So here are some speculative theses on the question of women in South Africa:

  • Women, as such, have no interests that are antagonistic to those of men, but women have a common and particular felt experience among themselves, as women, of the oppression that capitalism has brought to their lives.
  • Therefore there is a basis for women to organise as a mass, by which is meant a small or large number of people who feel a common disadvantage in society, and who in consequence organise themselves together for their collective good.
  • Women’s mass organisations have the same requirement as trade union and political-vanguard organisations, to be both democratic and centralist. Therefore women’s organisations should have individual membership, branches, a national congress, corporate personality, and a constitution to ensure democracy.
  • The SACP, as a vanguard political organisation of the working class, is designed to relate to such mass organisations, just as it relates to trade union organisations, and others.
  • As a matter of historical fact, the ANC, through the ANCWL, has on four successive occasions since its founding in 1948, acted to ensure that the above kind of democratic, mass, individual-membership general-purpose women’s movement could not flourish. The ANCWL, under pressure from the ANC, blighted FEDSAW, the UDF women’s structures, and the Women’s National Coalition, and it now blights the Progressive Women’s Movement.
  • The ANC adopted “non-sexism” in the 1980s, and the current South African Constitution is non-sexist, but in practice these provisions mean little as compared to the non-existence of a mass women’s movement that has membership and democracy, and which is politically aligned to the working class and to the cause of socialism.
  • Very little of the above is discussed in the general public realm. What discussion there may be is often based on unexamined vulgar bourgeois-feminist, eclectic, post-modernist precepts. The situation is, on the face of it, much the same as it was four years ago in mid-2005, when the Communist University began to plan its first “No Woman, No Revolution” series.
  • Yet two very great gains have been made. The one was the election, in December 2007 at Polokwane, of an ANC National Executive Committee of 84 members of which 50% are women. The other is this month’s announcement by the SACP GS that the YCLSA has a membership that is more than 50% female.

Click on this link:

Umsebenzi Online on Women, 2006-2009 (6340 words)

26 August 2009

Caste, Class or Oppressed Sex?


[CU for Thursday 27 August 2009]

Evelyn Reed is the author of the 1975 book “Woman’s Evolution”. Unfortunately it is not on the Internet. “Women - Caste, Class or Oppressed Sex” (1970), the essay linked below, contains some of the ideas that were included in the longer work. [Picture: Valentina Tereshkova, first woman in space, 16 June 1963]
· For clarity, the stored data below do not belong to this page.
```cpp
static int upload_cpad(pqa_handle* h, int t, int s, const double* mo_host) {
  const ChunkHost& c = h->chunks[t];
  const int ldc = 16 * h->nt[s], nmo = h->nmo[s];
  std::vector<double> pad((size_t)std::max(c.rows_pad, 1) * ldc, 0.0);
  for (int sh = 0; sh < h->nshell; ++sh)
    for (int m = 0; m < 2 * h->shell_l[sh] + 1; ++m)
      for (int j = 0; j < nmo; ++j)
        pad[(size_t)(c.row0[c.shell_chunk[sh]] + c.shell_kb[sh] + m) * ldc + j] = mo_host[(size_t)(h->shell_ao[sh] + m) * nmo + j];
  if (h->twist) {
    const int nr = nmo / 2;
    for (int sh = 0; sh < h->nshell; ++sh) {
      const int sx = sh + h->nshell;
      for (int m = 0; m < 2 * h->shell_l[sh] + 1; ++m)
        for (int j = 0; j < nr; ++j) {
          const double* src = mo_host + (size_t)(h->shell_ao[sh] + m) * nmo;
          double* dst = pad.data() + (size_t)(c.row0[c.shell_chunk[sx]] + c.shell_kb[sx] + m) * ldc;
          dst[j] = -src[nr + j];
          dst[nr + j] = src[j];
        }
    }
  }
  HIPCHK(hipMemcpy(h->d_cpad[t][s], pad.data(), pad.size() * sizeof(double), hipMemcpyHostToDevice));
  return 0;
}

int set_mo(pqa_handle* h, int s, const double* mo_host) {
  if (h->nmo[s] == 0 || !mo_host) return 0;
  HIPCHK(hipMemcpy(h->d_mo[s], mo_host, (size_t)h->nao * std::max(h->nmo[s], 1) * sizeof(double), hipMemcpyHostToDevice));
  for (int t = 0; t < 2; ++t) TRY(upload_cpad(h, t, s, mo_host));
  TRY(cres_upload(h, s, mo_host));
  return 0;
}

// ... 213 lines not shown
      if (!(fabs(det) > 1e-12)) FAIL("singular primitive lattice");
      inv3(a, det, P.lprim_inv);
      const size_t side = 2 * (size_t)sys->member_M + 1;
      unsigned char* tmp_b;
      TRY(upload_table(h, sys->member, (size_t)sys->n_member_class * side * side * side, &tmp_b)); P.member = tmp_b;
      TRY(upload_table(h, sys->member_class, (size_t)h->natom, &tmp_i)); P.member_class = tmp_i;
      TRY(upload_table(h, sys->img_n, (size_t)sys->nL * 3, &tmp_i)); P.img_n = tmp_i;
      TRY(upload_table(h, sys->atom_n, (size_t)h->natom * 3, &tmp_i)); P.atom_n = tmp_i;
      P.member_M = sys->member_M;
      TRY(member_masks(h, sys, P));
      for (int i = 0; i < 9; ++i) {
        double v_ = 0.0;
        for (int k = 0; k < 3; ++k) v_ += sys->lattice[3 * (i / 3) + k] * P.lprim_inv[3 * k + (i % 3)];
        P.supercell[i] = (int)lround(v_);
        if (fabs(v_ - P.supercell[i]) > 1e-6) FAIL("lattice is not an integer multiple of lattice_prim");
      }
    }
  }
  return 0;
}

static int create_determinants(pqa_handle* h, const pqa_system_t* sys) {
  SysDev& S = h->S;
  int* tmp_i;
  h->nmo[0] = sys->nmo_up; h->nmo[1] = sys->nmo_dn;
  h->ndet = sys->ndet; h->ndet_s[0] = sys->ndet_up; h->ndet_s[1] = sys->ndet_dn;
  S.ndet = h->ndet;
  const int* occ_src[2] = {sys->det_occ_up, sys->det_occ_dn};
  const double* mo_src[2] = {sys->mo_up, sys->mo_dn};
  const int nel[2] = {h->nup, h->ndn};
  shell_costs(h, sys);
  build_chunks(h, 16, h->chunks[0]);
  build_chunks(h, 32, h->chunks[1]);
  for (int s = 0; s < 2; ++s) {
    if (h->nmo[s] > (h->cplx ? 2 : 1) * PQA_MAXN) FAIL("more than 128 orbitals per spin are not supported");
    const int nt = (h->nmo[s] + 15) / 16;
    h->nt[s] = nt <= 1 ? 1 : (nt == 2 ? 2 : (nt <= 4 ? 4 : (nt <= 8 ? 8 : 16)));
    S.nmo[s] = h->nmo[s]; S.ndet_s[s] = h->ndet_s[s];
    TRY(upload_table(h, occ_src[s], (size_t)h->ndet_s[s] * nel[s], &tmp_i)); S.det_occ[s] = tmp_i;
    {
      std::vector<int> oc((size_t)std::max(nel[s], 1));
      if (nel[s] > 0) HIPCHK(hipMemcpy(oc.data(), occ_src[s], (size_t)nel[s] * sizeof(int), hipMemcpyDefault));
      S.occ_ident[s] = 1;
      for (int k = 0; k < nel[s]; ++k) S.occ_ident[s] &= (oc[k] == k) ? 1 : 0;
    }
    {
      std::vector<int> occ_h((size_t)h->ndet_s[s] * nel[s]), cm((size_t)h->ndet_s[s] * std::max(h->nmo[s], 1), -1);
      if (!occ_h.empty()) HIPCHK(hipMemcpy(occ_h.data(), occ_src[s], occ_h.size() * sizeof(int), hipMemcpyDefault));
      for (int u = 0; u < h->ndet_s[s]; ++u)
        for (int k = 0; k < nel[s]; ++k) {
          const int m = occ_h[(size_t)u * nel[s] + k];
          if (m < 0 || m >= h->nmo[s]) FAIL("determinant occupation outside the orbital range");
          cm[(size_t)u * h->nmo[s] + m] = k;
        }
      TRY(upload_table(h, cm.data(), cm.size(), &h->d_colmap[s]));
    }
    TRY(upload_table<double>(h, nullptr, (size_t)h->nao * std::max(h->nmo[s], 1), &h->d_mo[s])); S.mo[s] = h->d_mo[s];
    for (int t = 0; t < 2; ++t)
      TRY(upload_table<double>(h, nullptr, (size_t)(std::max(h->chunks[t].rows_pad, 1) + 32) * 16 * h->nt[s], &h->d_cpad[t][s]));
    if (h->nmo[s] > 0) TRY(set_mo(h, s, mo_src[s]));
  }
  TRY(upload_table(h, sys->det_coeff, (size_t)h->ndet, &h->d_detcoeff)); S.det_coeff = h->d_detcoeff;
  TRY(upload_table(h, sys->det_map, (size_t)2 * h->ndet, &tmp_i)); S.det_map = tmp_i;
  for (int t = 0; t < 2; ++t) {
    const ChunkHost& c = h->chunks[t];
    ChunkTab& T = h->tab[t];
// ... 256 lines not shown
```

### pyqmc_amd/csrc/pqa_ecp_orbcol.hpp

```cpp
#pragma once
#include "pqa_ao.hpp"
#include "pqa_ecp.hpp"

#define PQA_OC_R 16
#define PQA_OC_KC 32
#define PQA_OC_STATIC_LDS ((size_t)PQA_WS_MAXSH * (3 * sizeof(double) + 6 * sizeof(int)) + (size_t)PQA_WS_MAXP * 2 * sizeof(double) + 4 * 64 * sizeof(double) + 2 * 64 * sizeof(int))
__host__ __device__ inline size_t ecp_orbcol_lds(int nao, int n) { return (size_t)PQA_OC_R * ((size_t)(nao | 1) + (size_t)((n + PQA_OC_KC - 1) / PQA_OC_KC * PQA_OC_KC)) * sizeof(double); }

static __global__ __launch_bounds__(256) void k_ecp_orbcol(SysDev S, LwState L, ChunkTab T, int s, PointAddr pa, long P, const int* __restrict__ pte,
                                                    const int* __restrict__ ptw, long W, double* __restrict__ ratio) {
  P = point_count(pa, P);
  const long p0 = (long)blockIdx.x * 64;
  if (p0 >= P) return;
  extern __shared__ __align__(16) double oc_lds[];
  __shared__ double sh_xyz[PQA_WS_MAXSH][3];
  __shared__ int sh_meta[PQA_WS_MAXSH][6];
  __shared__ double pr_exp[PQA_WS_MAXP], pr_coef[PQA_WS_MAXP];
  __shared__ double part[4][64];
  __shared__ int run_i[64], run_w[64];
  const int tid = threadIdx.x, lane = tid & 63, wv = __builtin_amdgcn_readfirstlane(tid >> 6);
  const int n = s ? S.ndn : S.nup, nmo = S.nmo[s], nao = S.nao, vs = nao | 1, nk = (n + PQA_OC_KC - 1) / PQA_OC_KC * PQA_OC_KC;
  const int* __restrict__ occ = S.det_occ[s];
  const bool ident = S.occ_ident[s] != 0;
  const double* __restrict__ Cs = S.mo[s];
  double c[PQA_OC_KC];
  auto load_row = [&](int mu, int k0) {
    const double* __restrict__ crow = Cs + (size_t)mu * nmo;
    if (ident && (nmo & 3) == 0 && k0 + PQA_OC_KC <= n) {
#pragma unroll
      for (int u = 0; u < PQA_OC_KC; u += 4) {
        const double4 q = *reinterpret_cast<const double4*>(crow + k0 + u);
        c[u] = q.x; c[u + 1] = q.y; c[u + 2] = q.z; c[u + 3] = q.w;
      }
    } else {
#pragma unroll
      for (int u = 0; u < PQA_OC_KC; ++u) {
        const int k = k0 + u;
        c[u] = (k < n) ? crow[ident ? k : occ[k]] : 0.0;
      }
    }
  };
  bool have_c = tid < nao;
  if (have_c) load_row(tid, 0);
  const bool c_stays = nao <= 256 && n <= PQA_OC_KC;
  for (int sh = tid; sh < S.nshell; sh += 256) {
    const int ia = S.shell_atom[sh];
    sh_xyz[sh][0] = S.atom_xyz[3 * ia]; sh_xyz[sh][1] = S.atom_xyz[3 * ia + 1]; sh_xyz[sh][2] = S.atom_xyz[3 * ia + 2];
    sh_meta[sh][0] = S.shell_l[sh];
    sh_meta[sh][1] = S.shell_prim_off[sh + 1] - S.shell_prim_off[sh];
    sh_meta[sh][2] = S.shell_prim_off[sh];
    sh_meta[sh][3] = S.shell_ao_off[sh];
    sh_meta[sh][4] = S.shell_rt[2 * sh]; sh_meta[sh][5] = S.shell_rt[2 * sh + 1];
  }
  for (int p = tid; p < S.nprim; p += 256) { pr_exp[p] = S.prim_exp[p]; pr_coef[p] = S.prim_coef[p]; }
  const long pmine = (p0 + lane < P) ? p0 + lane : P - 1;
  double px, py, pz;
  load_point(pa, pmine, px, py, pz);
  const int e = pte[pmine], w = ptw[pmine];
  const int e_prev = __shfl_up(e, 1, 64), w_prev = __shfl_up(w, 1, 64);
  const bool head = lane == 0 || e != e_prev || w != w_prev;
  const unsigned long long heads = __ballot(head);
  const int run = __popcll(heads & (~0ull >> (63 - lane))) - 1, nrun = __popcll(heads);
  if (wv == 0 && head) { run_i[run] = e - s * S.nup; run_w[run] = w; }
  double* V = oc_lds;
  double* tc = oc_lds + (size_t)PQA_OC_R * vs;
  const double* __restrict__ Tt = L.Tt[s];
  const int* __restrict__ cw_off = T.cw_off[0];
  const int* __restrict__ cw_shell = T.cw_shell[0];
  double acc = 0.0;
  for (int r0 = 0; r0 < nrun; r0 += PQA_OC_R) {
    const int nr = (nrun - r0 < PQA_OC_R) ? nrun - r0 : PQA_OC_R;
    __syncthreads();
    for (int idx = tid; idx < nk * PQA_OC_R; idx += 256) {
      const int k = idx / PQA_OC_R, r = idx % PQA_OC_R;
      tc[idx] = (r < nr && k < n) ? Tt[((size_t)run_i[r0 + r] * n + k) * W + run_w[r0 + r]] : 0.0;
    }
    __syncthreads();
    for (int mu = tid; mu < nao; mu += 256) {
      double v[PQA_OC_R];
#pragma unroll
      for (int r = 0; r < PQA_OC_R; ++r) v[r] = 0.0;
      for (int k0 = 0; k0 < nk; k0 += PQA_OC_KC) {
        if (!(have_c && mu == tid && k0 == 0)) load_row(mu, k0);
        if (!c_stays) have_c = false;
#pragma unroll
        for (int g = 0; g < PQA_OC_R; g += 4) {
          if (g < nr) {
#pragma unroll
            for (int u = 0; u < PQA_OC_KC; ++u) {
              const double4 t = *reinterpret_cast<const double4*>(tc + (k0 + u) * PQA_OC_R + g);
              v[g] = fma(c[u], t.x, v[g]); v[g + 1] = fma(c[u], t.y, v[g + 1]); v[g + 2] = fma(c[u], t.z, v[g + 2]); v[g + 3] = fma(c[u], t.w, v[g + 3]);
            }
          }
        }
      }
#pragma unroll
      for (int g = 0; g < PQA_OC_R; g += 4)
        if (g < nr) { V[g * vs + mu] = v[g]; V[(g + 1) * vs + mu] = v[g + 1]; V[(g + 2) * vs + mu] = v[g + 2]; V[(g + 3) * vs + mu] = v[g + 3]; }
    }
    __syncthreads();
    const bool mine = run >= r0 && run < r0 + nr;
    const double* __restrict__ Vr = V + (mine ? run - r0 : 0) * vs;
    double a = 0.0;
    for (int ch = 0; ch < T.nchunk; ++ch) {
      const int s_end = cw_off[ch * 4 + wv + 1];
      for (int si = cw_off[ch * 4 + wv]; si < s_end; ++si) {
        const int sh = cw_shell[si];
        const int l_ = __builtin_amdgcn_readfirstlane(sh_meta[sh][0]), np_ = __builtin_amdgcn_readfirstlane(sh_meta[sh][1]);
        const int q0 = __builtin_amdgcn_readfirstlane(sh_meta[sh][2]), row = __builtin_amdgcn_readfirstlane(sh_meta[sh][3]);
        const int rt_ = __builtin_amdgcn_readfirstlane(sh_meta[sh][4]), rn_ = __builtin_amdgcn_readfirstlane(sh_meta[sh][5]);
        const double x = px - sh_xyz[sh][0], y = py - sh_xyz[sh][1], z = pz - sh_xyz[sh][2];
        auto to_sum = [&](int m, double v, double, double, double, double) { a = fma(v, Vr[row + m], a); };
        if (rt_ >= 0) shell_eval_tab(l_, x, y, z, S.rtab + rt_, rn_, to_sum);
        else shell_eval<1>(l_, x, y, z, pr_exp + q0, pr_coef + q0, np_, to_sum);
      }
    }
    if (mine) acc = a;
  }
  part[wv][lane] = acc;
  __syncthreads();
  if (wv == 0 && p0 + lane < P) ratio[p0 + lane] = ((part[0][lane] + part[1][lane]) + part[2][lane]) + part[3][lane];
}
```
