# arpg/Kangaroo

Hardware: AMD Instinct MI355X
Metric: kinectfusion_frames_per_sec_640x480_to_512cubed_tsdf (higher is better)
Workload: dtype f32

## Files before the change

### include/kfx_extras.h

```cpp
#ifndef KFX_EXTRAS_H
#define KFX_EXTRAS_H

#include "kfx.h"

#ifdef __cplusplus
extern "C" {
#endif

int kfx_bilateral_guided_f32(const kfx_image* out, const kfx_image* in, const kfx_image* guide, float gs, float gr, float gc,
                             unsigned size, kfx_stream stream);
int kfx_bilateral_guided_u8(const kfx_image* out, const kfx_image* in, const kfx_image* guide, float gs, float gr, float gc,
                            unsigned size, kfx_stream stream);

int kfx_disp2depth(const kfx_image* in, const kfx_image* out, float fu, float baseline, float min_disp, kfx_stream stream);
int kfx_filter_bad_kinect_f32(const kfx_image* out, const kfx_image* in, kfx_stream stream);
int kfx_filter_bad_kinect_u16(const kfx_image* out, const kfx_image* in, kfx_stream stream);
int kfx_colour_vbo(const kfx_image* id, const kfx_image* vbo, const kfx_image* rgb, const float KT_cd[12], kfx_stream stream);

typedef struct kfx_keyframe {
    float K[4];
    float T_iw[12];
    kfx_image img;
} kfx_keyframe;
int kfx_texture_depth(const kfx_image* img, const kfx_keyframe* kfs, int n_kf, const kfx_image* depth, const kfx_image* norm,
                      const kfx_image* phong, const float T_wd[12], const float Kdepth[4], kfx_stream stream);

int kfx_raycast_box(const kfx_image* imgd, const float T_wc[12], const float K[4], const float boxmin[3], const float boxmax[3],
                    kfx_stream stream);
int kfx_raycast_sphere(const kfx_image* imgd, const kfx_image* img, const float T_wc[12], const float K[4], const float center[3],
                       float r, kfx_stream stream);
int kfx_raycast_plane(const kfx_image* imgd, const kfx_image* img, const float T_wc[12], const float K[4], const float n_w[3],
                      kfx_stream stream);
int kfx_sdf_distance(const kfx_image* dist, const kfx_image* depth, const kfx_volume* vol, const float T_wc[12], const float K[4],
                     float trunc_distance, kfx_stream stream);

#ifdef __cplusplus
}
#endif
#endif
```

### kangaroo_amd/_lib.py

```python
import ctypes as C
import os

_HERE = os.path.dirname(os.path.abspath(__file__))
LIB_PATH = os.environ.get("KFX_LIB_PATH") or os.path.join(_HERE, "libkfx.so")


class KfxImage(C.Structure):
    _fields_ = [("pitch", C.c_size_t), ("ptr", C.c_void_p), ("w", C.c_size_t), ("h", C.c_size_t)]


class KfxVolume(C.Structure):
    _fields_ = [("pitch", C.c_size_t), ("ptr", C.c_void_p), ("w", C.c_size_t), ("h", C.c_size_t),
                ("img_pitch", C.c_size_t), ("d", C.c_size_t),
                ("boxmin", C.c_float * 3), ("boxmax", C.c_float * 3)]


class KfxLss6(C.Structure):
    _fields_ = [("JTy", C.c_float * 6), ("JTJ", C.c_float * 21), ("sqErr", C.c_float), ("obs", C.c_uint)]


class KfxIcpLevel(C.Structure):
    _fields_ = [("Pl", KfxImage), ("Pr", KfxImage), ("Nr", KfxImage), ("K", C.c_float * 4), ("iterations", C.c_int), ("rotation_only", C.c_int)]
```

Reed writes of “the downfall of women” as if it was a single historic event, which, from the point of view of the metropolitan countries, it appears to be. Of course Reed was aware, like Engels, that there were still contemporary societies existing on earth which had not experienced the full downfall of women. The downfall has in practice been a long cascade, which is not yet at an end.

The downfall of women is real. It corresponds exactly with the arrival of class-divided society, with its institutions of the patriarchal family, private property and state power. This is what Engels expressed so clearly in 1884, following on from the work of Henry Morgan and Karl Marx. Evelyn Reed does not contradict Engels, but her work opened up the story in more detail.

In “Woman’s Evolution” Reed shows how nearly all the productive technologies that humans still use today for basic survival, from horticulture and animal husbandry to pottery, weaving and leatherwork, and including building and the use of fire, originated in the sphere of the women, which was the human settlement itself.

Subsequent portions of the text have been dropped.